(Stored data entries)
Content starts

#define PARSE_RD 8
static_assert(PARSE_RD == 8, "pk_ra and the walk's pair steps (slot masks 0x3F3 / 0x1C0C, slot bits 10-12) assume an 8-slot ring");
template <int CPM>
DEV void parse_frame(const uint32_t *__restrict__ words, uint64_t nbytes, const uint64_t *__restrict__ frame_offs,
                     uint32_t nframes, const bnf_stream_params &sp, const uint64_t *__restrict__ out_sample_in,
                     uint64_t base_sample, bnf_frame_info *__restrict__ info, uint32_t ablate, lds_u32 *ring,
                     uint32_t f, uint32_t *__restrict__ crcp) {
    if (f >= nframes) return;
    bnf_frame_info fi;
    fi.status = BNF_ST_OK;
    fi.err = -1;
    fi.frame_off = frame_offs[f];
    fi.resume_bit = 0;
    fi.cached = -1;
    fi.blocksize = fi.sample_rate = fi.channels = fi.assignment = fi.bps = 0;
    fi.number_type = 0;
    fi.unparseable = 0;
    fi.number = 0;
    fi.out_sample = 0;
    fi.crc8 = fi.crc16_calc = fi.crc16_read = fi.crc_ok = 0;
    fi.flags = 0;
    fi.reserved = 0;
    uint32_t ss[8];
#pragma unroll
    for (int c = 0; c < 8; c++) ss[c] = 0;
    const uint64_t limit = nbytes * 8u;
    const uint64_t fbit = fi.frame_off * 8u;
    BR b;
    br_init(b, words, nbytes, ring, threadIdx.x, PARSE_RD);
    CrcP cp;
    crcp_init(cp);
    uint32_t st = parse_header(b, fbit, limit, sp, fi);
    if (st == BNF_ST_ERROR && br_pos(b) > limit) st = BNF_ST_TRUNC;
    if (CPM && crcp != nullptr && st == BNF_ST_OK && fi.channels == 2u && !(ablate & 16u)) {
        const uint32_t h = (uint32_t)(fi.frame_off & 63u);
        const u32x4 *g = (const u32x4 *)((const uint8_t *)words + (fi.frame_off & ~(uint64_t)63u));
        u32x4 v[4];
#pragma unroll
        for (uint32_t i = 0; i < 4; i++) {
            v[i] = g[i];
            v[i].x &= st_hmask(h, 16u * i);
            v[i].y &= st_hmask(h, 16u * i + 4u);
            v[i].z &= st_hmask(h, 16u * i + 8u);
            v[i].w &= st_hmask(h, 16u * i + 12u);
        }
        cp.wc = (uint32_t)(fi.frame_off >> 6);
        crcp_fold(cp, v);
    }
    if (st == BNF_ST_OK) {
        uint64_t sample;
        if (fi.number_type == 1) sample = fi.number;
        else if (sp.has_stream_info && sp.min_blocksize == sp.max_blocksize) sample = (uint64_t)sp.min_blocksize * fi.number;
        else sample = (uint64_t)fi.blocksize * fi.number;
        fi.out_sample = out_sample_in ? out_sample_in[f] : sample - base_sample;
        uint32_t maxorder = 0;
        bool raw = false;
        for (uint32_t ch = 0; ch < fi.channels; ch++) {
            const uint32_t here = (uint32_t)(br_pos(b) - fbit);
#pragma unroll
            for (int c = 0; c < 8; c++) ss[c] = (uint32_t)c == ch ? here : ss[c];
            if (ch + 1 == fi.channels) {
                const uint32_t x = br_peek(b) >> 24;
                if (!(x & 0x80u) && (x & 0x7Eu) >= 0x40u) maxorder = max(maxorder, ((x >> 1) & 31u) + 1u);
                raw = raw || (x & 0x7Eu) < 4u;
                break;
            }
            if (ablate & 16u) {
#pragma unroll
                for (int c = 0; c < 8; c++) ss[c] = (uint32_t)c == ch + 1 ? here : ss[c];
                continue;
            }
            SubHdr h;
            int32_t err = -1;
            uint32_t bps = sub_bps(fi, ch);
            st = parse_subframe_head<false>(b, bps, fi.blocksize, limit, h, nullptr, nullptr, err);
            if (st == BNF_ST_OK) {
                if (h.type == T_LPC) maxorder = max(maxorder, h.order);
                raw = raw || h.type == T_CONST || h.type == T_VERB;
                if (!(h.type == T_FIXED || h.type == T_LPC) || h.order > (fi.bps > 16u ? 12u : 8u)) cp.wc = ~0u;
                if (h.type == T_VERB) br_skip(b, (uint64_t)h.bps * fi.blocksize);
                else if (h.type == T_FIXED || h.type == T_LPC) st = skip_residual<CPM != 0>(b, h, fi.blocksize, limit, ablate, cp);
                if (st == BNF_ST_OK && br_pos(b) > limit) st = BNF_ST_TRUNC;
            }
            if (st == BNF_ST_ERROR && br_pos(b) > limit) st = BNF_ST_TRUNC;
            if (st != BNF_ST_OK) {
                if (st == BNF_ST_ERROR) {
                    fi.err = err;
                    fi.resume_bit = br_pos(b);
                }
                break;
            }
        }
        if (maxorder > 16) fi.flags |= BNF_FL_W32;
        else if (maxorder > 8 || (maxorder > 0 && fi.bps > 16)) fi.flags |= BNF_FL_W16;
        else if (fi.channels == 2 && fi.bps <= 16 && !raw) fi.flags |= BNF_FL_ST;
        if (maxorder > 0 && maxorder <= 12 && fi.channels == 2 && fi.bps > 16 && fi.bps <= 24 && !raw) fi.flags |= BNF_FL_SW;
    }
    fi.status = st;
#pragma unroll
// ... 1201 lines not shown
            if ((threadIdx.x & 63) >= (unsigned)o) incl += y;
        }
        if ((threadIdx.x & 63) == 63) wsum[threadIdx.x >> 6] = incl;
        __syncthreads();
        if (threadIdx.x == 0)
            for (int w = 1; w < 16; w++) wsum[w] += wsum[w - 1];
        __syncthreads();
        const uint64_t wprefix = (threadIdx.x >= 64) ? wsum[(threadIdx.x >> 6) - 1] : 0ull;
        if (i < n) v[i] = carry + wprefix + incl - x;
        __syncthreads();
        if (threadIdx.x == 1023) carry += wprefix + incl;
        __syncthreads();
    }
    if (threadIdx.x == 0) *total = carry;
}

Content ends
Content starts

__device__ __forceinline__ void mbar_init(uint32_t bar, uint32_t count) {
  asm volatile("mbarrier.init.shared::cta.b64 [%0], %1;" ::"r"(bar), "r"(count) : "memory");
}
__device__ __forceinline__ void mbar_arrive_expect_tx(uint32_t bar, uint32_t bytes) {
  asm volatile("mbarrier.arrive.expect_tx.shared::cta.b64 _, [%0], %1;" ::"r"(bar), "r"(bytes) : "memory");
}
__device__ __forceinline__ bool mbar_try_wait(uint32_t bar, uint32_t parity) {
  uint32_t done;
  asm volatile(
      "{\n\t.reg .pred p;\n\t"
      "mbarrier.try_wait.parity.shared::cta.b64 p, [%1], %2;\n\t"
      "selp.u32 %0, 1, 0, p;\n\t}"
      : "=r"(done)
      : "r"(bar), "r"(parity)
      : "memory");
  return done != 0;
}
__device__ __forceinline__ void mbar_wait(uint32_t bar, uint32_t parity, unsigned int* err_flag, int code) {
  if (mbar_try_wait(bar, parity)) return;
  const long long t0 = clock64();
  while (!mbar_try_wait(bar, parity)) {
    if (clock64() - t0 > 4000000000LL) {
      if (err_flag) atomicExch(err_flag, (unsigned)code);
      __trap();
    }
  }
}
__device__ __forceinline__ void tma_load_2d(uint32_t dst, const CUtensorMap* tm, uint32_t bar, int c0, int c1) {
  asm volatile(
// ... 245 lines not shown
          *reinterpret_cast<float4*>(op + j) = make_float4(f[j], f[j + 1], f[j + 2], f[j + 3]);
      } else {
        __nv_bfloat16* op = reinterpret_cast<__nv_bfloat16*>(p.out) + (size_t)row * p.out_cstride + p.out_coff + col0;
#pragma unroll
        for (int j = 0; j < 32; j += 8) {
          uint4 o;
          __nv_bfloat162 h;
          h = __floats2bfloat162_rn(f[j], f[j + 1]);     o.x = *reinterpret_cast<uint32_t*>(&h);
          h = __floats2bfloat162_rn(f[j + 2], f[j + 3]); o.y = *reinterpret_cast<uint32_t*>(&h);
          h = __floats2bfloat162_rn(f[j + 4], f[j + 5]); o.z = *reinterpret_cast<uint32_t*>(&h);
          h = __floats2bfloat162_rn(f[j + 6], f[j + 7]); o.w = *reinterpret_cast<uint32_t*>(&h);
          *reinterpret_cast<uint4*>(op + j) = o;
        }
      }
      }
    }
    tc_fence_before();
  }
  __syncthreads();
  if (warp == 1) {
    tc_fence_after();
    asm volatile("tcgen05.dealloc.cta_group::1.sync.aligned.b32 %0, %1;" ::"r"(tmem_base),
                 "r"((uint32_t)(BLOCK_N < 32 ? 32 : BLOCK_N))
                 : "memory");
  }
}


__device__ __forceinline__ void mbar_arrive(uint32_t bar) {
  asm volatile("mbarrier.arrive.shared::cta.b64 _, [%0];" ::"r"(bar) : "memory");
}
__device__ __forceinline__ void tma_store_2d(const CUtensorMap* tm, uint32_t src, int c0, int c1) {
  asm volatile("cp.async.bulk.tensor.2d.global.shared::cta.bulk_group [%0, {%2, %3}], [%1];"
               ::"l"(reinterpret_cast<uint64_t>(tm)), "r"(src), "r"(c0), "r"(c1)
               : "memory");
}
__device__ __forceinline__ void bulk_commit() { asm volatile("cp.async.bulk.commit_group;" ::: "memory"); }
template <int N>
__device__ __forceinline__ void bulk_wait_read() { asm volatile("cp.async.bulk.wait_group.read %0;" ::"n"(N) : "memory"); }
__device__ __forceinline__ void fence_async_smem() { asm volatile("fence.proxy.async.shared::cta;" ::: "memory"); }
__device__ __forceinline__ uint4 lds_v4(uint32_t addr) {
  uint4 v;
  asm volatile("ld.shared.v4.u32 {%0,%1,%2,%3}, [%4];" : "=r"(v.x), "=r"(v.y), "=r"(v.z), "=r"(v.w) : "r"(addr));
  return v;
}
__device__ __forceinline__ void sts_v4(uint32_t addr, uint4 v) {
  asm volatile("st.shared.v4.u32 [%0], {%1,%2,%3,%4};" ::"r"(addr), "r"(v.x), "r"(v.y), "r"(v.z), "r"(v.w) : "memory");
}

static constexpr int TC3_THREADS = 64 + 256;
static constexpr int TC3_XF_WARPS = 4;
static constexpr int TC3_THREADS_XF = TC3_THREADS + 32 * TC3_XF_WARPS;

Content ends
Content starts

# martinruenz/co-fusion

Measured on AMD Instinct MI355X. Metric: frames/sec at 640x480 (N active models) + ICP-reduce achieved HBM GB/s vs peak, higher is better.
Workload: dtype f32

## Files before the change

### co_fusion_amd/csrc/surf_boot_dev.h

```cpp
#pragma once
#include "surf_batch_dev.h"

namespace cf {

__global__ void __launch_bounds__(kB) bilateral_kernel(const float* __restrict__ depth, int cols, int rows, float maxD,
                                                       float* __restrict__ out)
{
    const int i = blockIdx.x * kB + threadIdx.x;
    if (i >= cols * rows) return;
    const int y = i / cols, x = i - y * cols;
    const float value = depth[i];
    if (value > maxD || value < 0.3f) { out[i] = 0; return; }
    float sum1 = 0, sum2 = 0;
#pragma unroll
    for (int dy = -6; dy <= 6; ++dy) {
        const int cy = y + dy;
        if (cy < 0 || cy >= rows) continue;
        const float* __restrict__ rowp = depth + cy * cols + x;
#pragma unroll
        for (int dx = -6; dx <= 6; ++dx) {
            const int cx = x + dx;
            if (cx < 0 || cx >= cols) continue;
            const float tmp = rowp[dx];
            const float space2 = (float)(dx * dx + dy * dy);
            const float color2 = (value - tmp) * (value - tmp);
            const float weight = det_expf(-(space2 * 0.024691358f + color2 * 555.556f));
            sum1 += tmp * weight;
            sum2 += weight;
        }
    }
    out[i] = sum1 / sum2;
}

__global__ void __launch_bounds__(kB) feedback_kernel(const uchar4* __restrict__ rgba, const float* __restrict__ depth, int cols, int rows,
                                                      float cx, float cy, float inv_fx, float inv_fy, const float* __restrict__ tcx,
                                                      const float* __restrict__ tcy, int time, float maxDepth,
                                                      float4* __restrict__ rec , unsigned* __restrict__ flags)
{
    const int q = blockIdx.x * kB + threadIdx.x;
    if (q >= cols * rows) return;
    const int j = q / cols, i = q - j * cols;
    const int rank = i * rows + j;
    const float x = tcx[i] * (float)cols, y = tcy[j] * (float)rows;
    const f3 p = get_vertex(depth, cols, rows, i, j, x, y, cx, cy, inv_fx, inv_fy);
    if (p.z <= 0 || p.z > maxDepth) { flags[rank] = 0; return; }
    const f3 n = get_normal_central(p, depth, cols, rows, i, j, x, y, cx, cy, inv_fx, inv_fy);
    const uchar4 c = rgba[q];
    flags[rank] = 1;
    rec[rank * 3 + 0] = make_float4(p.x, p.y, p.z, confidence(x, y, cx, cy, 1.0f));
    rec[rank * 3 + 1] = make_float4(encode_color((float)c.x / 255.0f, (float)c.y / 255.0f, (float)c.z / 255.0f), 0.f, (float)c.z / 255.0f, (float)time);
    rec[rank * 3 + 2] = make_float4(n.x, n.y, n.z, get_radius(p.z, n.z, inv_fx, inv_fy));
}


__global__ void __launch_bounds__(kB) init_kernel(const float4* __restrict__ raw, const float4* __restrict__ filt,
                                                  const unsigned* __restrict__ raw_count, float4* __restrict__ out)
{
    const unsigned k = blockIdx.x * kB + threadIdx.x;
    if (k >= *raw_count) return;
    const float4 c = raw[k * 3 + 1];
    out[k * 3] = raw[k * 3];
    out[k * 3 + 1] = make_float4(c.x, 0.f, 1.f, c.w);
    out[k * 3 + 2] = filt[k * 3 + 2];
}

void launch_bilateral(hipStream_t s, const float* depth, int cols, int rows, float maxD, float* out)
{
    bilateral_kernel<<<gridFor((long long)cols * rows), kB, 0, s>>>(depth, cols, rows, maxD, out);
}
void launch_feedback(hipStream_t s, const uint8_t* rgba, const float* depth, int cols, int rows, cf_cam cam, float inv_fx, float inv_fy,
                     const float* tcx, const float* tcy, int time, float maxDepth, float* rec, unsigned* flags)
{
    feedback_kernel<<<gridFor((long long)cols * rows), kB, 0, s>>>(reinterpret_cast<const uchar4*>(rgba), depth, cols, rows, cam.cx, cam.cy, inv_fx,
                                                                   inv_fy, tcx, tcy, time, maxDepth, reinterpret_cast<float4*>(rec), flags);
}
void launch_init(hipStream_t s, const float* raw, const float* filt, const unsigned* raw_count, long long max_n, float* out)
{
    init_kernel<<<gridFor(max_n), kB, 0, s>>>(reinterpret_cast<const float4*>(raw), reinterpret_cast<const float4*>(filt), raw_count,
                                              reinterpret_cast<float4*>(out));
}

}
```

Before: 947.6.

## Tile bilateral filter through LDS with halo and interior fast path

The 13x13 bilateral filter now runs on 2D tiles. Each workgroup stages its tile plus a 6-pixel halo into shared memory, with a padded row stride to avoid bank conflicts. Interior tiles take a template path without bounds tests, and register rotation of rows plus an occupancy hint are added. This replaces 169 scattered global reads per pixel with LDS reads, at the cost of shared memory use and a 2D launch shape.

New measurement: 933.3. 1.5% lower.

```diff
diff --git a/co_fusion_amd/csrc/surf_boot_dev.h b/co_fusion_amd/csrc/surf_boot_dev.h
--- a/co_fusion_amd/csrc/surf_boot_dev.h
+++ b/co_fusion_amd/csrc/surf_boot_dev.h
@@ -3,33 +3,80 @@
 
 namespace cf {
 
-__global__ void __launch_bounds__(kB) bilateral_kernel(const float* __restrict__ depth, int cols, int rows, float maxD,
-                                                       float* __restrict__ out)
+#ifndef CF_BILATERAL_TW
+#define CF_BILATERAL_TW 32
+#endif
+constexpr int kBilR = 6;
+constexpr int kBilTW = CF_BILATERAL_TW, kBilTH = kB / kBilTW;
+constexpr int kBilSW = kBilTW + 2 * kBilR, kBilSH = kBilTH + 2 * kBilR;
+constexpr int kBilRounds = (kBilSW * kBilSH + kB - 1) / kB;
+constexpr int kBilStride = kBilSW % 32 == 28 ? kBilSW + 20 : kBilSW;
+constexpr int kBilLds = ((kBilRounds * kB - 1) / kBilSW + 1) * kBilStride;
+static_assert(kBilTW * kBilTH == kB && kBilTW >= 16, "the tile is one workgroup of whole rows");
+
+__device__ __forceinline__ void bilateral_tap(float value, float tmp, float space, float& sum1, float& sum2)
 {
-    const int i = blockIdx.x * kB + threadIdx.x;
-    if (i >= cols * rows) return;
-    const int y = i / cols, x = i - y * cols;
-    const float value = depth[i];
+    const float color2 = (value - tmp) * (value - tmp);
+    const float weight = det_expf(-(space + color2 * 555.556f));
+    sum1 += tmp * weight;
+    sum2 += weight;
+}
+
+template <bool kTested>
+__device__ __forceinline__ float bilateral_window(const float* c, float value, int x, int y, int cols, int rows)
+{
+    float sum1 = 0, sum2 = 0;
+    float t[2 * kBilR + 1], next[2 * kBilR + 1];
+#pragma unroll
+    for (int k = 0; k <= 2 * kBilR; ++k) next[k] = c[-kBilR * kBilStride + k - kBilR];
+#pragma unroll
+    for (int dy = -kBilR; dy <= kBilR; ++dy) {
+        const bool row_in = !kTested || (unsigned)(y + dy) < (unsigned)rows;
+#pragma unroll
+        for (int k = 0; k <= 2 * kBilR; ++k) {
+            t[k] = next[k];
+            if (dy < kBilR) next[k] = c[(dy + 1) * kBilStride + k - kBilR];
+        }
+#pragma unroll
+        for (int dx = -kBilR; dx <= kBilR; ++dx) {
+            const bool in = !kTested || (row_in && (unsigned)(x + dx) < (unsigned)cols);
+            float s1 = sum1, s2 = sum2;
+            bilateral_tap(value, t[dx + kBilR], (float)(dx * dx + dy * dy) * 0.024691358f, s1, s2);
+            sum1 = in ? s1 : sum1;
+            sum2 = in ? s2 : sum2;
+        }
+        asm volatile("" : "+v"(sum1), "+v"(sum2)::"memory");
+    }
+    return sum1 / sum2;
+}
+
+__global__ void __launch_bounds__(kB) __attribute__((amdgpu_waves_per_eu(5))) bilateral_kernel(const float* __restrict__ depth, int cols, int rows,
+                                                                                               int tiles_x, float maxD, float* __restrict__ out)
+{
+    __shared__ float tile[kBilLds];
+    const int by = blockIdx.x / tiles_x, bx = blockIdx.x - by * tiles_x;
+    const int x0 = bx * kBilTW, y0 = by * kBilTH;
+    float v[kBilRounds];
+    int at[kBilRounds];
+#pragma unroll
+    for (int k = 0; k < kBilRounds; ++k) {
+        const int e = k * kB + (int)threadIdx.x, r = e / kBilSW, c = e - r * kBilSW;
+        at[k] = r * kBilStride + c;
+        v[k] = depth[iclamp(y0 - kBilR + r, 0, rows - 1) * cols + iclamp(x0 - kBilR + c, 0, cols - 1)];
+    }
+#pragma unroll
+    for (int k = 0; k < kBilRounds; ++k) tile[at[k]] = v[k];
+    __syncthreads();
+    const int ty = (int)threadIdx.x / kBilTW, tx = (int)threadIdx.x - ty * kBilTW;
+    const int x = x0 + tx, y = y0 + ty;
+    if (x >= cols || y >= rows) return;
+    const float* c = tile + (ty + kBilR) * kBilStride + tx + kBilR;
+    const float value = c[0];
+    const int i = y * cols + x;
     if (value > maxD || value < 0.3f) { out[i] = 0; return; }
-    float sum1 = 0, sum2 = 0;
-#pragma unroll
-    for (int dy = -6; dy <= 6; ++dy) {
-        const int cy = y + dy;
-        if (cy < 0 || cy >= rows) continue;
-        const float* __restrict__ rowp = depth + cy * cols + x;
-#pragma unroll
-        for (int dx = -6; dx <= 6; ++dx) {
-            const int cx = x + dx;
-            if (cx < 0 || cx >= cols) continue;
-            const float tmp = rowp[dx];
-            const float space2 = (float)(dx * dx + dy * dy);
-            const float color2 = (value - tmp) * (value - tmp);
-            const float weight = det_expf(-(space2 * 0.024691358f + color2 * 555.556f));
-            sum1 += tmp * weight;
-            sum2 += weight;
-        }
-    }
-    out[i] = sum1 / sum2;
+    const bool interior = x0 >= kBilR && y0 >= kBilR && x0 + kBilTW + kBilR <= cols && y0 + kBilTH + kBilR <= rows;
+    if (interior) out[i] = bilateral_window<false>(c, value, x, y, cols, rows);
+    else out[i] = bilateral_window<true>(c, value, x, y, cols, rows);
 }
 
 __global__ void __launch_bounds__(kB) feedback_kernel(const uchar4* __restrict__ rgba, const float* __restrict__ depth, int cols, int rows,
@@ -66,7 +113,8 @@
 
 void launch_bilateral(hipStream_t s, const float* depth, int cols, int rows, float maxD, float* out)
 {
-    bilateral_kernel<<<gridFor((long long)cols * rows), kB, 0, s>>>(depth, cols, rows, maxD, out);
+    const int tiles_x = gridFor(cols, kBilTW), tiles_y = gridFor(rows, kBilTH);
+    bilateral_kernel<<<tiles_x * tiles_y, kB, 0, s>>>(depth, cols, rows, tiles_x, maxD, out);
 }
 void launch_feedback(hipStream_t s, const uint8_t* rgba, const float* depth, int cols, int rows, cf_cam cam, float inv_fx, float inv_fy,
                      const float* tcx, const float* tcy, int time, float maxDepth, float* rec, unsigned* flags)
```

Content ends

__Work to be completed__
From the records above, give again exactly the lines running from the line with "crcp_fold(cp, v);" to the line with "else if (sp.has_stream_info", inclusive.

__Expected output__
        crcp_fold(cp, v);
    }
    if (st == BNF_ST_OK) {
        uint64_t sample;
        if (fi.number_type == 1) sample = fi.number;
        else if (sp.has_stream_info && sp.min_blocksize == sp.max_blocksize) sample = (uint64_t)sp.min_blocksize * fi.number;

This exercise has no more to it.